# Seamless Yellow Baby Sweater Dress Free Knitting Pattern



## cmsezto (Jan 31, 2012)

This is Seamless Yellow Baby Sweater Dress Free Knitting Pattern link:

http://whiteflowerneedle.hubpages.com/hub/Seamless-Yellow-Baby-Sweater-Dress-Free-Knitting-Pattern


----------



## Dreamweaver (Feb 1, 2011)

That is just darling and I'm going to go get it right now... the cables and eyelet work and the two colors make it just the cutest little shirtwaist.....


----------



## Katsch (Mar 15, 2011)

Beautiful and so well done. Perfection!


----------



## PointySticksNStones (Mar 20, 2012)

That is just so darling. Lovely knitting, too.


----------



## macdonaldgail (Oct 15, 2011)

Hi Friends,
Can someone suggest a yarn for this dress! Would rather not do it in cotton.
Regards,
Gail


----------



## raelkcol (Feb 5, 2011)

Adorable.


----------



## kiwiannie (Jul 30, 2011)

So cute. :lol: :lol:


----------



## heffernb (May 30, 2011)

Love it! Thanks!


----------



## JoyceinNC (Oct 28, 2011)

Wow, complete with tutorials for everything! Got to try this one......thanks for the link!


----------



## CoralDawn (May 6, 2011)

SWEET...Thank you !


----------



## Mevbb (Sep 5, 2011)

This is the cutest!


----------



## Coopwire (May 7, 2011)

Oh thank you! I have saved it and am looking forward to making this one.


----------



## Janibug (Jan 29, 2012)

LOVE IT. Thank you for the pattern.


----------



## virginia42 (Mar 13, 2011)

Love it. Thx.


----------



## Island Sue (Aug 15, 2011)

Very cute, I have printed off to try.
Thanks for the link.


----------



## yona (Feb 7, 2011)

Wow! Beautiful work and thanks for posting the pictures and not just the link by itself.


----------



## lotsagramgram (May 7, 2012)

Precious. Thank you It's so nice when you post pictures with the link. :thumbup:


----------



## sam0767 (Jun 20, 2012)

Wish it was in a bigger size. I would love to make this for my GD. She is in a size 3 Toddler. But I bet I will find a little one to make this for. :lol: :lol: :lol:


----------



## nitchik (May 30, 2011)

So nifty and nice! Definitely saving this pattern. Thanks.


----------



## sarah thaw (Sep 22, 2012)

where do i get this pattern
thanks
sarah


----------



## JoyceinNC (Oct 28, 2011)

macdonaldgail said:


> Hi Friends,
> Can someone suggest a yarn for this dress! Would rather not do it in cotton.
> Regards,
> Gail


Since the pattern calls for a cotton yarn with a 4 in the yarn symbol, you could technically substitute any wool or acrylic yarn as long as you match the gauge. You probably already know that, the reason I'm responding to your comment is to warn you that cotton yarn does not behave the same as wool or acrylic. I am currently working on 2 sweaters for toddlers in cotton yarns. I used the same pattern (needle size, etc.) I have for acrylic yarn, and the cotton sweaters have turned out wider and shorter than the acrylic ones. Be sure to check your gauge against the pattern's gauge, and check the length as you are going along. You would probably be smart to have extra yarn in case you have to knit more rows to get the length you need. This dress looks very short on the model, so you may want to lengthen it for your special little girl.

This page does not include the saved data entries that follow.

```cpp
static unsigned char h_hamming_encode(unsigned v)
{
    const unsigned b0 = v & 1u, b1 = (v >> 1) & 1u, b2 = (v >> 2) & 1u, b3 = (v >> 3) & 1u;
    const unsigned p1 = b1 ^ b2 ^ b3, p2 = b0 ^ b1 ^ b2, p3 = b0 ^ b1 ^ b3, p4 = b0 ^ b2 ^ b3;
    return (unsigned char)(p1 | (b0 << 1) | (b1 << 2) | (b2 << 3) | (p2 << 4) | (b3 << 5) | (p3 << 6) | (p4 << 7));
}
// ... 773 lines not shown

        if (end_step(st_in, consumed, step_bin, fine, step_val, t_start)) break;
    }

    if (in_attempt && n_att < C.recs_per_job && t0) {
        AttemptRec &r = recs[n_att];
        r.status = (stop_reason == 3u) ? kAttemptAtHeader : kAttemptOutOfData;
        r.start_pos = att_start; r.trig_pos = att_trig; r.hdr_pos = att_hdr; r.end_pos = pos;
        r.npush = npush;
        for (int i = 0; i < 4; i++) r.push_tail[i] = push_tail[i];
        r.cr_prev = att_cr_prev; r.hdr_ambig = att_ambig; r.n_symbols = n_sym; r.frame_len = 0; r.n_sfd = 0;
    }
    if (t0) {
        JobResult &jr = C.results[jid];
        jr.final_pos = in_attempt ? att_start : pos;
        jr.n_attempts = n_att + (in_attempt ? 1u : 0u);
        jr.final_cr = cr;
        jr.npush = in_attempt ? 0u : npush;
        for (int i = 0; i < 4; i++) jr.push_tail[i] = push_tail[i];
        jr.stop_reason = stop_reason;
        jr.n_steps = n_steps < C.trace_cap ? n_steps : C.trace_cap;
        jr.pad = in_attempt ? 1u : 0u;
        for (int i = 0; i < 6; i++) { jr.cyc[i] = 0; jr.rounds[i] = 0; }
        jr.tail_valid = 0;
    }
}

__global__ __launch_bounds__(kWG) void walker_kernel(DevParams P, LaunchCfg C) { walker_body<2>(P, C); }
__global__ __launch_bounds__(kWG) void walker_kernel_f1(DevParams P, LaunchCfg C) { walker_body<1>(P, C); }
__global__ __launch_bounds__(kWG) void walker_kernel_f0(DevParams P, LaunchCfg C) { walker_body<0>(P, C); }

#include "lora_wave_demod.inc.hip"
#include "lora_wave_decim.inc.hip"
#include "lora_walker2.inc.hip"
#include "lora_walker3.inc.hip"
#include "lora_team_demod.inc.hip"

__global__ __launch_bounds__(kWG) void demod_symbols_kernel(DevParams P, const float2 *iq, const int64_t *offsets,
                                                            uint32_t n, int demod, uint32_t *bins, float *scratch)
{
    extern __shared__ __attribute__((aligned(16))) unsigned char smem[];
    float2 *work = reinterpret_cast<float2 *>(smem);
    float *fl = reinterpret_cast<float *>(smem);
    Shared &sh = *reinterpret_cast<Shared *>(smem + P.lds_work_bytes);
    for (uint32_t s = blockIdx.x; s < n; s += gridDim.x) {
        const float2 *x = iq + offsets[s];
        uint32_t b;
        if (demod == 0) {
            float *f1 = P.ifreq_in_lds_1 ? fl : scratch + (size_t)blockIdx.x * 2u * P.sps;
            compute_ifreq(x, P.sps, f1);
            b = gradient_idx_from_ifreq(P, f1, sh.red);
        } else {
            b = get_shift_fft(P, x, work, sh.red);
        }
        if (threadIdx.x == 0) bins[s] = b;
        __syncthreads();
    }
}

constexpr uint32_t kPayloadMaxWalk = 1024;
__global__ __launch_bounds__(64) void payload_chain_kernel(DevParams P, const uint32_t *__restrict__ bins, const int32_t *__restrict__ fine, DemodAlt alt,
                                                           const PayloadDesc *__restrict__ descs, PayloadOut *__restrict__ outs, uint32_t n_packets)
{
    __shared__ Shared sh;
    __shared__ PayloadDesc d;
    __shared__ uint32_t src[kPayloadMaxWalk];
// ... 231 lines not shown
    if (ensure_constants() != 0) return -1;
    if (c.skip_payload && !walker_has_skip_variant(p)) return -1;
    const WalkerKernel k = pick_for_launch(p, c.n_jobs, c.skip_payload != 0);
    if (k.lds > 64u * 1024u) {
        static thread_local const void *last_fn = nullptr;
        static thread_local uint32_t last_lds = 0;
        static thread_local int last_dev = -1;
        int dev = 0;
        (void)hipGetDevice(&dev);
        if (last_fn != (const void *)k.fn || last_lds < k.lds || last_dev != dev) {
            if (hipFuncSetAttribute((const void *)k.fn, hipFuncAttributeMaxDynamicSharedMemorySize, (int)k.lds) != hipSuccess) return -1;
            last_fn = (const void *)k.fn; last_lds = k.lds; last_dev = dev;
        }
    }
    hipLaunchKernelGGL(k.fn, dim3(c.n_jobs), dim3(k.threads), k.lds, (hipStream_t)stream, p, c);
    return hipGetLastError() == hipSuccess ? 0 : -1;
}

uint32_t walker_resident_slots(const DevParams &p)
{
    return slots_of(pick_walker(p, w3_has_half(p) && w3_half_policy() != 0));
}
uint32_t walker_resident_slots_full(const DevParams &p)
{
    if (use_fast_kernel(p) || use_fast_decim(p)) {
        int dev = 0, cus = 0;
        if (hipGetDevice(&dev) != hipSuccess || hipDeviceGetAttribute(&cus, hipDeviceAttributeMultiprocessorCount, dev) != hipSuccess || cus <= 0) cus = 256;
        const uint32_t s = slots_of(pick_walker(p));
        return s > (uint32_t)cus ? (uint32_t)cus : 0u;
    }
    return (w3_has_half(p) && w3_half_policy() < 0) ? slots_of(pick_walker(p, false)) : 0u;
}

constexpr int kEnvLines = 4;
constexpr uint32_t kEnvTableMax = 64;
struct EnvTable { EnvStream s[kEnvTableMax]; };

__global__ __launch_bounds__(256) void envelope_kernel(const float2 *iq, EnvTable T, uint32_t sps, float *E)
{
    const EnvStream s = T.s[blockIdx.y];
    const uint32_t b = (blockIdx.x * 256u + threadIdx.x) >> 3, li = threadIdx.x & 7u;
    const bool live = b < s.n_blocks;
    float e = 0.0f;
    if (live) {
        const float4 *x = reinterpret_cast<const float4 *>(iq + ((s.off + (uint64_t)b * sps) & ~1ull)) + li;
        const uint32_t stride = sps >> 3;
        float4 v[kEnvLines];
#pragma unroll
        for (int l = 0; l < kEnvLines; l++) v[l] = x[(uint32_t)l * stride];
#pragma unroll
        for (int l = 0; l < kEnvLines; l++) e += v[l].x * v[l].x + v[l].y * v[l].y + v[l].z * v[l].z + v[l].w * v[l].w;
    }
    e += __shfl_xor(e, 1); e += __shfl_xor(e, 2); e += __shfl_xor(e, 4);
    if (live && li == 0) E[s.first_block + b] = e;
}

constexpr int kEnvReach = 8;

__global__ __launch_bounds__(256) void edges_kernel(EnvTable T, const float *E, unsigned long long *bitmap)
{
    const EnvStream s = T.s[blockIdx.y];
    const uint32_t b = blockIdx.x * 256u + threadIdx.x;
    bool edge = false;
    if (b >= 1u && b < s.n_blocks) {
        const float *Es = E + s.first_block;
        float m1 = 0.0f, m0 = 0.0f;
#pragma unroll
        for (int d = -kEnvReach - 1; d <= kEnvReach; d++) {
            const int64_t q = (int64_t)b + d;
            const float v = (q >= 0 && q < (int64_t)s.n_blocks) ? Es[q] : 0.0f;
            if (d >= -kEnvReach) m1 = fmaxf(m1, v);
            if (d < kEnvReach) m0 = fmaxf(m0, v);
        }
        edge = Es[b] < 0.5f * m1 && !(Es[b - 1u] < 0.5f * m0);
    }
    const unsigned long long word = __ballot(edge);
    if ((threadIdx.x & 63u) == 0u && b < s.n_blocks) bitmap[(s.first_block + b) >> 6] = word;
}

int launch_envelope(const float2 *iq, const EnvStream *streams , uint32_t n_streams, uint32_t sps, float *d_E,
                    unsigned long long *d_bitmap, void *stream)
{
    if (n_streams == 0 || sps < 128u) return -1;
    for (uint32_t s0 = 0; s0 < n_streams; s0 += kEnvTableMax) {
        const uint32_t n = n_streams - s0 < kEnvTableMax ? n_streams - s0 : kEnvTableMax;
        EnvTable T{};
        uint32_t most = 0;
        for (uint32_t i = 0; i < n; i++) { T.s[i] = streams[s0 + i]; most = most > T.s[i].n_blocks ? most : T.s[i].n_blocks; }
        if (most == 0) continue;
        hipLaunchKernelGGL(envelope_kernel, dim3((most + 31u) / 32u, n), dim3(256), 0, (hipStream_t)stream, iq, T, sps, d_E);
        hipLaunchKernelGGL(edges_kernel, dim3((most + 255u) / 256u, n), dim3(256), 0, (hipStream_t)stream, T, (const float *)d_E, d_bitmap);
    }
    return hipGetLastError() == hipSuccess ? 0 : -1;
}

__global__ __launch_bounds__(256) void cfo_kernel(DevParams P, const float2 *__restrict__ iq, const int64_t *__restrict__ offsets, uint32_t n, int mode,
                                                  float *__restrict__ out)
{
    __shared__ double dred[256];
    const uint32_t sps = P.sps;
    for (uint32_t s = blockIdx.x; s < n; s += gridDim.x) {
        const float2 *x = iq + offsets[s];
        auto dechirped = [&](uint32_t i) {
            const float2 a = x[i], b = P.down[i];
            return make_float2(a.x * b.x - a.y * b.y, a.x * b.y + a.y * b.x);
        };
        if (mode == 0) {
            if (threadIdx.x == 0) out[s] = (float)((double)ifreq_pair(dechirped(256u), dechirped(257u)) / (2.0 * M_PI) * (double)P.samples_per_second);
            continue;
        }
        double acc = 0.0;
        for (uint32_t i = threadIdx.x; i + 1u < sps; i += blockDim.x) acc += (double)ifreq_pair(dechirped(i), dechirped(i + 1u));
        dred[threadIdx.x] = acc;
        __syncthreads();
        for (uint32_t h = 128u; h >= 1u; h >>= 1) {
            if (threadIdx.x < h) dred[threadIdx.x] += dred[threadIdx.x + h];
            __syncthreads();
        }
        if (threadIdx.x == 0) out[s] = (float)(dred[0] / (double)(sps - 1u) / (2.0 * M_PI) * (double)P.samples_per_second);
        __syncthreads();
    }
}

__global__ void ref_ifreq_kernel(const float2 *__restrict__ x, uint32_t n, float *__restrict__ arg_out, float *__restrict__ ifreq_out)
// ... 144 lines not shown
```

### gr_lora_amd/csrc/lora_runtime.cpp

```cpp

#include <hip/hip_runtime.h>

#include <algorithm>
#include <cmath>
#include <cstddef>
#include <cstdarg>
#include <cstdio>
#include <cstdlib>
#include <cstring>
#include <chrono>
#include <deque>
#include <new>
#include <string>
#include <vector>

#include "../../include/lora_hip.h"
#include "lora_device.h"
#include "lora_stitch.hpp"
#include "lora_mux_dev.h"
#include "lora_iq.h"

using namespace lora_hip;

namespace {
// ... 100 lines not shown
    size_t n_up_ifreq_v = 0;
    DevBuf<Job> d_jobs;
    DevBuf<JobResult> d_results;
    DevBuf<AttemptRec> d_recs;
    DevBuf<float> d_scratch;
    DevBuf<StepRec> d_trace;
    DevBuf<float2> d_staging;
    DevBuf<int64_t> d_offsets;
    DevBuf<uint32_t> d_bins;
    RunOut run_out[2];
    std::vector<JobResult> h_results;
    std::vector<AttemptRec> h_recs;
    std::vector<StepRec> h_trace;
    hipEvent_t ev0 = nullptr, ev1 = nullptr, ev_done = nullptr;
    hipEvent_t ev_pre0 = nullptr, ev_pre1 = nullptr, ev_dep = nullptr;
    hipStream_t pre_stream = nullptr;
    struct Pending { uint32_t nj = 0, recs_per_job = 0, eager = 0, trace_cap = 0; bool direct = true, open = false; hipStream_t st = nullptr;
                     std::chrono::steady_clock::time_point hp0, hp1; } pending;
    PassCtx pass;
    std::vector<StreamDesc> pass_streams;
    const float2 *pass_iq = nullptr;
    hipStream_t pass_st = nullptr;
    bool pass_open = false, iq_ready = false;
    bool pre_issued = false;
    const float2 *pre_iq = nullptr;
    uint64_t pre_sig = 0;
    uint32_t pre_ns = 0;
    std::chrono::steady_clock::time_point pre_hq0;
    FrameQueue frames;
    PinnedBuf<Job> p_jobs;
    PinnedBuf<JobResult> p_res;
    PinnedBuf<AttemptRec> p_recs;
    DevBuf<uint32_t> d_balance;
    DevBuf<float> d_env_E;
    DevBuf<unsigned long long> d_env_buf;
    PinnedBuf<EnvStream> p_env_streams;
    PinnedBuf<unsigned long long> p_env_buf;
    float envelope_ms = 0.0f;
    std::vector<lora_hip_step_t> trace;
    lora_hip_timing_t timing{};
    std::string err;
    ChunkPipe pipe;
    struct HostFeed {
        PinnedBuf<float2> stage[2];
        hipEvent_t stage_ev[2] = {nullptr, nullptr};
        bool stage_busy[2] = {false, false};
        int stage_i = 0;
        DevBuf<uint32_t> d_raw;
        std::vector<std::pair<uintptr_t, uintptr_t>> pinned;
        std::vector<std::pair<uintptr_t, uintptr_t>> refused;
    } feed;
    const char *last_kernel = nullptr;
    uint32_t last_kernel_jobs = 0;
    uint32_t resident_slots = 0;
    uint32_t resident_slots_alt = ~0u;
    uint32_t eager_recs = 4;
    uint32_t last_plan_burst = 0, last_plan_segments = 0;
    int decoupled_policy = -1;
    bool launch_skip = false;
    uint32_t dec_backoff = 0;
    uint32_t last_payload_packets = 0, last_payload_rerun = 0, last_payload_symbols = 0, last_payload_moved = 0, last_payload_rounds = 0;
    float last_payload_ms = 0.0f;
    PinnedBuf<int64_t> p_pay_off;
    PinnedBuf<PayloadDesc> p_pay_desc;
    PinnedBuf<PayloadOut> p_pay_out;
    DevBuf<int32_t> d_fine, d_alt_shift, d_alt_fine;
    DevBuf<uint32_t> d_alt_bins;
// ... 219 lines not shown
        HIP_TRY(h, h->d_recs.reserve((size_t)nj * recs_per_job));
    }
    const bool need_scratch = !h->P.ifreq_in_lds_2;
    if (need_scratch) HIP_TRY(h, h->d_scratch.reserve((size_t)nj * 2u * h->P.sps));
    if (trace_cap) HIP_TRY(h, h->d_trace.reserve((size_t)nj * trace_cap));
    static const bool direct = getenv("LORA_HIP_STAGED") == nullptr;
    const uint32_t eager = direct ? recs_per_job : std::min(std::max(h->eager_recs, 2u), recs_per_job);
    HIP_TRY(h, h->p_jobs.reserve(nj));
    HIP_TRY(h, h->p_res.reserve(nj));
    HIP_TRY(h, h->p_recs.reserve((size_t)nj * eager));
    std::memcpy(h->p_jobs.p, jobs.data(), nj * sizeof(Job));
    if (!direct) HIP_TRY(h, hipMemcpyAsync(h->d_jobs.p, h->p_jobs.p, nj * sizeof(Job), hipMemcpyHostToDevice, st));
    LaunchCfg c{};
    c.iq = d_iq; c.recs_per_job = recs_per_job;
    c.jobs = direct ? h->p_jobs.p : h->d_jobs.p; c.results = direct ? h->p_res.p : h->d_results.p; c.recs = direct ? h->p_recs.p : h->d_recs.p;
    c.scratch = need_scratch ? h->d_scratch.p : nullptr;
    c.trace = trace_cap ? h->d_trace.p : nullptr; c.trace_cap = trace_cap; c.n_jobs = nj;
    static const bool no_balance = getenv("LORA_HIP_NO_BALANCE") != nullptr;
    if (!h->d_balance.p && !no_balance) {
        HIP_TRY(h, h->d_balance.reserve(kBalanceWords));
        HIP_TRY(h, hipMemsetAsync(h->d_balance.p, 0, kBalanceWords * sizeof(uint32_t), st));
    }
    c.balance = no_balance ? nullptr : h->d_balance.p;
    c.skip_payload = h->launch_skip ? 1u : 0u;
    HIP_TRY(h, hipEventRecord(h->ev0, st));
    if (nj >= h->last_kernel_jobs) { h->last_kernel = walker_kernel_name_for(h->P, nj, h->launch_skip); h->last_kernel_jobs = nj; }
    if (launch_walker(h->P, c, st) != 0) return fail(h, LORA_HIP_ERR_HIP, "walker launch failed: %s", hipGetErrorString(hipGetLastError()));
    HIP_TRY(h, hipEventRecord(h->ev1, st));
    if (!direct) {
        HIP_TRY(h, hipMemcpyAsync(h->p_res.p, h->d_results.p, nj * sizeof(JobResult), hipMemcpyDeviceToHost, st));
        HIP_TRY(h, hipMemcpy2DAsync(h->p_recs.p, eager * sizeof(AttemptRec), h->d_recs.p, recs_per_job * sizeof(AttemptRec), eager * sizeof(AttemptRec), nj,
                                    hipMemcpyDeviceToHost, st));
    }
    HIP_TRY(h, hipEventRecord(h->ev_done, st));
    h->pending.eager = eager; h->pending.direct = direct; h->pending.open = true;
    h->pending.hp1 = std::chrono::steady_clock::now();
    return LORA_HIP_OK;
}
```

I probably would not choose to do this in cotton either, some brands are not easy to care for and fade quickly, or worse yet, the dye bleeds something terrible. Cotton is wonderful for some climates, but I would probably choose to do this in a good acrylic yarn for the mother's sake!

Hope you give it a try! Happy knitting.....
-Joyce


----------



## harbin (Sep 16, 2011)

Beautiful little dress. Thank you very much. I am planning to knit a dress like that.

I noticed on your demonstration (tutorial) that you hold your knitting needles the same way as I do. 
I learned how to knit from my Mother in China.

Margarita (Harbin)


----------



## ladybuys (Jan 14, 2011)

Hi, Cute, cute, cute. This looks like a great pattern...thanks for sharing.


----------



## cmsezto (Jan 31, 2012)

Hi harbin, you are very welcome and thanks for visiting my page. And I also learned basic how-to knit from my mother too.

Thanks you all again.


----------



## lotsagramgram (May 7, 2012)

Just had a chance to look at her other patterns. The baby shrug is darling and looks soooo simple. Just knit a rectangle.


----------



## Jeanie L (Sep 27, 2011)

Darling...Thanks for the link..


----------



## run4fittness (May 22, 2011)

beautiful, thanks for the link. already downloaded and printing it now! thanks!


----------



## run4fittness (May 22, 2011)

sam0767 said:


> Wish it was in a bigger size. I would love to make this for my GD. She is in a size 3 Toddler. But I bet I will find a little one to make this for. :lol: :lol: :lol:


Looks easy enough to enlarge if you want. Add additional stitches to both fronts, a couple to each sleeve and additional stitches to the back. Once you get the gauge measure your granddaughter to see how many more stitches to add. If you have difficulty with this there are many on the forum who would be happy to help you. Myself included because I plan on making this for my great niece who will be 2 in April and her mother is asking for 3T when I am making her things for now.


----------



## sam0767 (Jun 20, 2012)

run4fittness said:


> sam0767 said:
> 
> 
> > Wish it was in a bigger size. I would love to make this for my GD. She is in a size 3 Toddler. But I bet I will find a little one to make this for. :lol: :lol: :lol:
> ...


Thanks. Haylie is in a 3T now. A bit big on her but won't be long before she goes a size up.


----------